Ich denke schon, dass der richtige Anbau von Bioprodukten diese gesünder macht.

----------


## Annicki31

Also zum Geschmack hat glaube ich Tim Mälzer mal eine Studie gemacht. Der hat Eier, Fleisch und ich glaube auch Tomaten blind verkosten lassen. Die konventionell angebauten haben fast immer besser abgeschnitten. Im Geschmack. Wobei ich persönlich von Bio-Lebensmitteln länger satt bin, das rechtfertigt auch den fast doppelt so hohen Preis.
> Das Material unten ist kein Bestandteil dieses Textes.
## Reload cold kernel args from kernarg segment and precompute divisor reciprocals

For most render kernel variants, rarely used arguments (camera, pixel map, output and stats pointers) are re-read from the kernarg segment pointer at each use. This avoids keeping them live in scalar registers across the long traversal loop, with the aim of lowering register pressure. The host now precomputes reciprocals so the chunk and tile integer divisions become a multiply-high plus one correction step. The kernels are also split across two translation units, one for the general variants and one for the rest, which changes how each is compiled. The cost is extra scalar loads at each use and an asm barrier that stops the compiler from caching these values.

```diff
diff --git a/ray-tracer-challenge_amd/csrc/rtc_capi.hip b/ray-tracer-challenge_amd/csrc/rtc_capi.hip
--- a/ray-tracer-challenge_amd/csrc/rtc_capi.hip
+++ b/ray-tracer-challenge_amd/csrc/rtc_capi.hip
@@ -272,14 +272,19 @@
               uint32_t max_depth, double* d_out, DevStats* st_now, DevStats* st_next) const {
     DevSampling smp = s->sampling;
     smp.pixel_base = static_cast<unsigned long long>(smp.sample_base) * (static_cast<unsigned long long>(cam.hsize) * cam.vsize);
+    DevPixelMap m = map;
+    auto rcp = [](uint32_t d) { return d != 0u ? 0xFFFFFFFFu / d : 0u; };
+    m.chunks_per_region_rcp = rcp(m.chunks_per_region);
+    m.chunks_x_rcp = rcp(m.chunks_x);
+    m.tiles_x_rcp = rcp(m.tiles_x);
     if (area_ms)
-      hipLaunchKernelGGL(area_ms, dim3(blocks), dim3(256), 0, stream, dev, cam, map, max_depth, d_out, st_now, st_next, s->area, smp);
+      hipLaunchKernelGGL(area_ms, dim3(blocks), dim3(256), 0, stream, dev, cam, m, max_depth, d_out, st_now, st_next, s->area, smp);
     else if (ms)
-      hipLaunchKernelGGL(ms, dim3(blocks), dim3(256), 0, stream, dev, cam, map, max_depth, d_out, st_now, st_next, smp);
+      hipLaunchKernelGGL(ms, dim3(blocks), dim3(256), 0, stream, dev, cam, m, max_depth, d_out, st_now, st_next, smp);
     else if (area)
-      hipLaunchKernelGGL(area, dim3(blocks), dim3(256), 0, stream, dev, cam, map, max_depth, d_out, st_now, st_next, s->area);
+      hipLaunchKernelGGL(area, dim3(blocks), dim3(256), 0, stream, dev, cam, m, max_depth, d_out, st_now, st_next, s->area);
     else
-      hipLaunchKernelGGL(fn, dim3(blocks), dim3(256), 0, stream, dev, cam, map, max_depth, d_out, st_now, st_next);
+      hipLaunchKernelGGL(fn, dim3(blocks), dim3(256), 0, stream, dev, cam, m, max_depth, d_out, st_now, st_next);
   }
 };
 bool samplingKernels(const rtc_scene* s) { return s->sampling_on || s->sample_pass != 0u || rtcOptions().sampling_kernels != 0.0; }
diff --git a/ray-tracer-challenge_amd/csrc/rtc_device.h b/ray-tracer-challenge_amd/csrc/rtc_device.h
--- a/ray-tracer-challenge_amd/csrc/rtc_device.h
+++ b/ray-tracer-challenge_amd/csrc/rtc_device.h
@@ -255,6 +255,7 @@
 #endif
   uint32_t pull_min_idle;
   uint32_t row_packets;
+  uint32_t chunks_per_region_rcp, chunks_x_rcp, tiles_x_rcp;
 };
 
 struct DevChunkShape {
diff --git a/ray-tracer-challenge_amd/csrc/rtc_kernels.hip b/ray-tracer-challenge_amd/csrc/rtc_kernels.hip
--- a/ray-tracer-challenge_amd/csrc/rtc_kernels.hip
+++ b/ray-tracer-challenge_amd/csrc/rtc_kernels.hip
@@ -1,4 +1,8 @@
 #include "rtc_device.h"
+
+#ifndef RTC_KERNELS_GENERAL
+#define RTC_KERNELS_GENERAL 0
+#endif
 
 #include <type_traits>
 
@@ -1909,6 +1913,43 @@
 #define RTC_SAMPLE_MASK 0xFFFFu
 #define RTC_SAMPLE_OWNER 0x10000u
 
+struct RenderArgs {
+  DevScene S;
+  DevCamera cam;
+  DevPixelMap map;
+  uint32_t max_depth;
+  double* out;
+  DevStats* stats;
+  DevStats* next_stats;
+};
+__device__ __forceinline__ const RenderArgs* cold_args() {
+  typedef const __attribute__((address_space(4))) RenderArgs* KernargPtr;
+  KernargPtr a = (KernargPtr)__builtin_amdgcn_kernarg_segment_ptr();
+  asm volatile("" : "+s"(a));
+  return (const RenderArgs*)a;
+}
+struct FetchArgs {
+  const DevCamera& cam;
+  const DevPixelMap& map;
+  double* out;
+  DevStats* stats;
+};
+template <bool COLD>
+__device__ __forceinline__ FetchArgs fetch_args(const DevCamera& cam, const DevPixelMap& map, double* out, DevStats* stats) {
+  if constexpr (COLD) {
+    const RenderArgs* const a = cold_args();
+    return {a->cam, a->map, a->out, a->stats};
+  } else {
+    return {cam, map, out, stats};
+  }
+}
+
+__device__ __forceinline__ uint32_t div_by(uint32_t n, uint32_t d, uint32_t r) {
+  uint32_t q = __umulhi(n, r);
+  if (n - q * d >= d) ++q;
+  return q;
+}
+
 }
 
 template <bool LDS, bool CSG, int WORLD = 0, int WAVES = 2, bool COOP = false, bool BOX = true, bool AREA = false, bool MS = false>
@@ -2037,6 +2078,7 @@
   const size_t out_extent = map.mode == 0u ? static_cast<size_t>(map.w) * map.h : static_cast<size_t>(map.n_my_tiles) * map.tile_w * map.tile_h;
   const bool stack_ok = (static_cast<size_t>(blockIdx.x) * 4u + (threadIdx.x >> 6)) < map.ray_stack_waves;
 #endif
+  constexpr bool COLD_ARGS = !(LDS && CSG && WORLD == 0 && !AREA && !MS) && !(WORLD == 2 && WAVES == 3 && !BOX);
   const uint32_t lane = threadIdx.x & 63u;
   const unsigned long long lanes_below = (1ull << lane) - 1ull;
   auto bits_below = [&](unsigned long long m) -> uint32_t { return static_cast<uint32_t>(__builtin_popcountll(m & lanes_below)); };
@@ -2125,7 +2167,8 @@
           }
         }
         if (!next_sample && has_pixel && RTC_IN_BOUNDS(RTC_OOB_CANVAS, out_index < out_extent)) {
-          double* __restrict__ o = out + 3 * out_index;
+          const FetchArgs args = fetch_args<COLD_ARGS>(cam, map, out, stats);
+          double* __restrict__ o = args.out + 3 * out_index;
           const double acc_r = acc[0], acc_g = acc[1], acc_b = acc[2];
           if (!shared) {
             typedef double Double2 __attribute__((ext_vector_type(2), aligned(8)));
@@ -2140,11 +2183,11 @@
             atomicAdd(o + 1, acc_g);
             atomicAdd(o + 2, acc_b);
           }
-          if (map.cost != nullptr) {
+          if (args.map.cost != nullptr) {
             if (!shared) {
-              map.cost[out_index] = share_rays;
+              args.map.cost[out_index] = share_rays;
             } else {
-              atomicAdd(map.cost + out_index, share_rays);
+              atomicAdd(args.map.cost + out_index, share_rays);
             }
           }
           share_rays = 0u;
@@ -2171,11 +2214,12 @@
         if (donor && drank < pairs) {
           mailbox[drank] = uint4{MS ? lane | (*samp_word & RTC_SAMPLE_MASK) << 8 : lane, static_cast<uint32_t>(base++), static_cast<uint32_t>(out_index), static_cast<uint32_t>(out_index >> 32)};
           if (!shared && RTC_IN_BOUNDS(RTC_OOB_CANVAS, out_index < out_extent)) {
-            double* __restrict__ o = out + 3 * out_index;
+            const FetchArgs args = fetch_args<COLD_ARGS>(cam, map, out, stats);
+            double* __restrict__ o = args.out + 3 * out_index;
             o[0] = 0.0;
             o[1] = 0.0;
             o[2] = 0.0;
-            if (map.cost != nullptr) map.cost[out_index] = 0u;
+            if (args.map.cost != nullptr) args.map.cost[out_index] = 0u;
             __builtin_amdgcn_fence(__ATOMIC_RELEASE, "workgroup");
           }
           shared = true;
@@ -2203,14 +2247,15 @@
     unsigned long long wmask = __ballot(want);
     while (wmask) {
       if (chunk_pos >= chunk_end) {
+        const FetchArgs args = fetch_args<COLD_ARGS>(cam, map, out, stats);
         uint32_t unit = RTC_NO_ITEM;
         if (item_next < RTC_PACKET_ITEMS) unit = __builtin_amdgcn_readlane(items, item_next);
         RTC_STAMP(9);
         if (unit == RTC_NO_ITEM) {
           if (drained) break;
-          if (static_cast<uint32_t>(__builtin_popcountll(wmask)) < map.pull_min_idle && __any(have_cur || got_pixel)) break;
-          if (map.packet_time != nullptr && pk_cur != RTC_NO_ITEM) {
-            if (lane == 0u) map.packet_time[pk_cur] = static_cast<uint32_t>((__builtin_amdgcn_s_memtime() - pk_t0) >> 4);
+          if (static_cast<uint32_t>(__builtin_popcountll(wmask)) < args.map.pull_min_idle && __any(have_cur || got_pixel)) break;
+          if (args.map.packet_time != nullptr && pk_cur != RTC_NO_ITEM) {
+            if (lane == 0u) args.map.packet_time[pk_cur] = static_cast<uint32_t>((__builtin_amdgcn_s_memtime() - pk_t0) >> 4);
             pk_cur = RTC_NO_ITEM;
           }
           uint32_t c = 0u;
@@ -2219,7 +2264,7 @@
             first_pull = false;
             c = blockIdx.x * 4u + (threadIdx.x >> 6);
           } else if (lane == 0u) {
-            c = atomicAdd(&stats->next_chunk, 1u) + gridDim.x * 4u;
+            c = atomicAdd(&args.stats->next_chunk, 1u) + gridDim.x * 4u;
           }
           c = __builtin_amdgcn_readfirstlane(c);
           RTC_STAMP(15);
@@ -2237,8 +2282,8 @@
 #endif
           pk_cur = c;
           pk_t0 = __builtin_amdgcn_s_memtime();
-          if (map.order != nullptr) {
-            items = lane < RTC_PACKET_ITEMS ? map.order[static_cast<size_t>(c) * RTC_PACKET_ITEMS + lane] : RTC_NO_ITEM;
+          if (args.map.order != nullptr) {
+            items = lane < RTC_PACKET_ITEMS ? args.map.order[static_cast<size_t>(c) * RTC_PACKET_ITEMS + lane] : RTC_NO_ITEM;
           } else {
             items = lane == 0u ? c : RTC_NO_ITEM;
           }
@@ -2246,39 +2291,41 @@
           continue;
         }
         item_next++;
-        const bool rows = map.order == nullptr && map.row_packets != 0u;
-        const uint32_t c = map.order != nullptr ? (unit & 0xFFFFFu) : (rows ? unit >> 3 : unit);
-        chunk_pos = map.order != nullptr ? ((unit >> 20) & 63u) : (rows ? (unit & 7u) * 8u : 0u);
-        chunk_end = map.order != nullptr ? chunk_pos + (unit >> 26) + 1u : (rows ? chunk_pos + 8u : 64u);
-        const uint32_t region = c / map.chunks_per_region;
-        const uint32_t cr = c - region * map.chunks_per_region;
-        const uint32_t ccy = cr / map.chunks_x;
-        chunk_rx0 = (cr - ccy * map.chunks_x) * 8u;
+        const bool rows = args.map.order == nullptr && args.map.row_packets != 0u;
+        const uint32_t c = args.map.order != nullptr ? (unit & 0xFFFFFu) : (rows ? unit >> 3 : unit);
+        chunk_pos = args.map.order != nullptr ? ((unit >> 20) & 63u) : (rows ? (unit & 7u) * 8u : 0u);
+        chunk_end = args.map.order != nullptr ? chunk_pos + (unit >> 26) + 1u : (rows ? chunk_pos + 8u : 64u);
+        const uint32_t region = COLD_ARGS ? div_by(c, args.map.chunks_per_region, args.map.chunks_per_region_rcp)
+                                          : c / args.map.chunks_per_region;
+        const uint32_t cr = c - region * args.map.chunks_per_region;
+        const uint32_t ccy = COLD_ARGS ? div_by(cr, args.map.chunks_x, args.map.chunks_x_rcp) : cr / args.map.chunks_x;
+        chunk_rx0 = (cr - ccy * args.map.chunks_x) * 8u;
         chunk_ry0 = ccy * 8u;
-        if (map.mode == 0u) {
-          chunk_px0 = map.x0;
-          chunk_py0 = map.y0;
-          chunk_w = map.w;
-          chunk_h = map.h;
+        if (args.map.mode == 0u) {
+          chunk_px0 = args.map.x0;
+          chunk_py0 = args.map.y0;
+          chunk_w = args.map.w;
+          chunk_h = args.map.h;
           chunk_out0 = 0;
         } else {
-          const uint32_t tile = map.mode == 1u ? map.first_tile + region * map.tile_stride : map.tile_list[region];
-          const uint32_t ty = tile / map.tiles_x;
-          chunk_px0 = (tile - ty * map.tiles_x) * map.tile_w;
-          chunk_py0 = ty * map.tile_h;
-          chunk_w = map.tile_w;
-          chunk_h = map.tile_h;
-          chunk_out0 = static_cast<size_t>(region) * map.tile_h * map.tile_w;
+          const uint32_t tile = args.map.mode == 1u ? args.map.first_tile + region * args.map.tile_stride : args.map.tile_list[region];
+          const uint32_t ty = COLD_ARGS ? div_by(tile, args.map.tiles_x, args.map.tiles_x_rcp) : tile / args.map.tiles_x;
+          chunk_px0 = (tile - ty * args.map.tiles_x) * args.map.tile_w;
+          chunk_py0 = ty * args.map.tile_h;
+          chunk_w = args.map.tile_w;
+          chunk_h = args.map.tile_h;
+          chunk_out0 = static_cast<size_t>(region) * args.map.tile_h * args.map.tile_w;
         }
       }
       const uint32_t avail = chunk_end - chunk_pos;
       const uint32_t rank = bits_below(wmask);
       if (want && rank < avail) {
+        const FetchArgs args = fetch_args<COLD_ARGS>(cam, map, out, stats);
         const uint32_t k = chunk_pos + rank;
         const uint32_t rx = chunk_rx0 + (k & 7u), ry = chunk_ry0 + (k >> 3);
         const bool in_buffer = rx < chunk_w && ry < chunk_h;
         const uint32_t px = chunk_px0 + rx, py = chunk_py0 + ry;
-        if (in_buffer && px < cam.hsize && py < cam.vsize) {
+        if (in_buffer && px < args.cam.hsize && py < args.cam.vsize) {
           new_px = px;
           new_py = py;
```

Kartoffeln schmecken viel intensiver und es ist meiner Meinung nach weniger Wasser drin. Dasselbe bei anderen Gemüsesorten. Aber es geht ja auch um die Umwelt, in die die Gifte bei einer chemischen Düngung gelangen. Klar muss man wirklich unterscheiden wo es her kommt. Aber ich bin ziemlich sicher, dass die Quelle (Biohof in der Umgebung und Zukauf bei Bioland Deutschland) "sauber" von Chemie ist. Ich hatte vorher jahrelang Nesselsucht für die keine Ursachen gefunden werden konnte. Seither ich meine Produkte (also fast alle, dort gibt es auch Brot, Milchprodukte, Getränke, Gewürze) von dort geliefert bekomme ist das weg. War zwar eigentlich nicht mein Ziel, wollte das nur mal ausprobieren, weil es lokal war und man es nach Hause geliefert bekommt...

----------


## ilmare

Ich denke, dass man generell immer darauf achten sollter, wo genau das Essen herkommt und was darin enthalten ist. Egal ob Bio oder nicht.

----------


## Chriss

Man schmeckt nicht bei allenn Sachen einen Unterschied. Wo ich ganz deutlich einen Unterschied schmecke ist bei Obst und Gemüse aus dem Bio Laden. Das schmeckt so viel intensiver, selbst als die Bio.Marken im Discounter.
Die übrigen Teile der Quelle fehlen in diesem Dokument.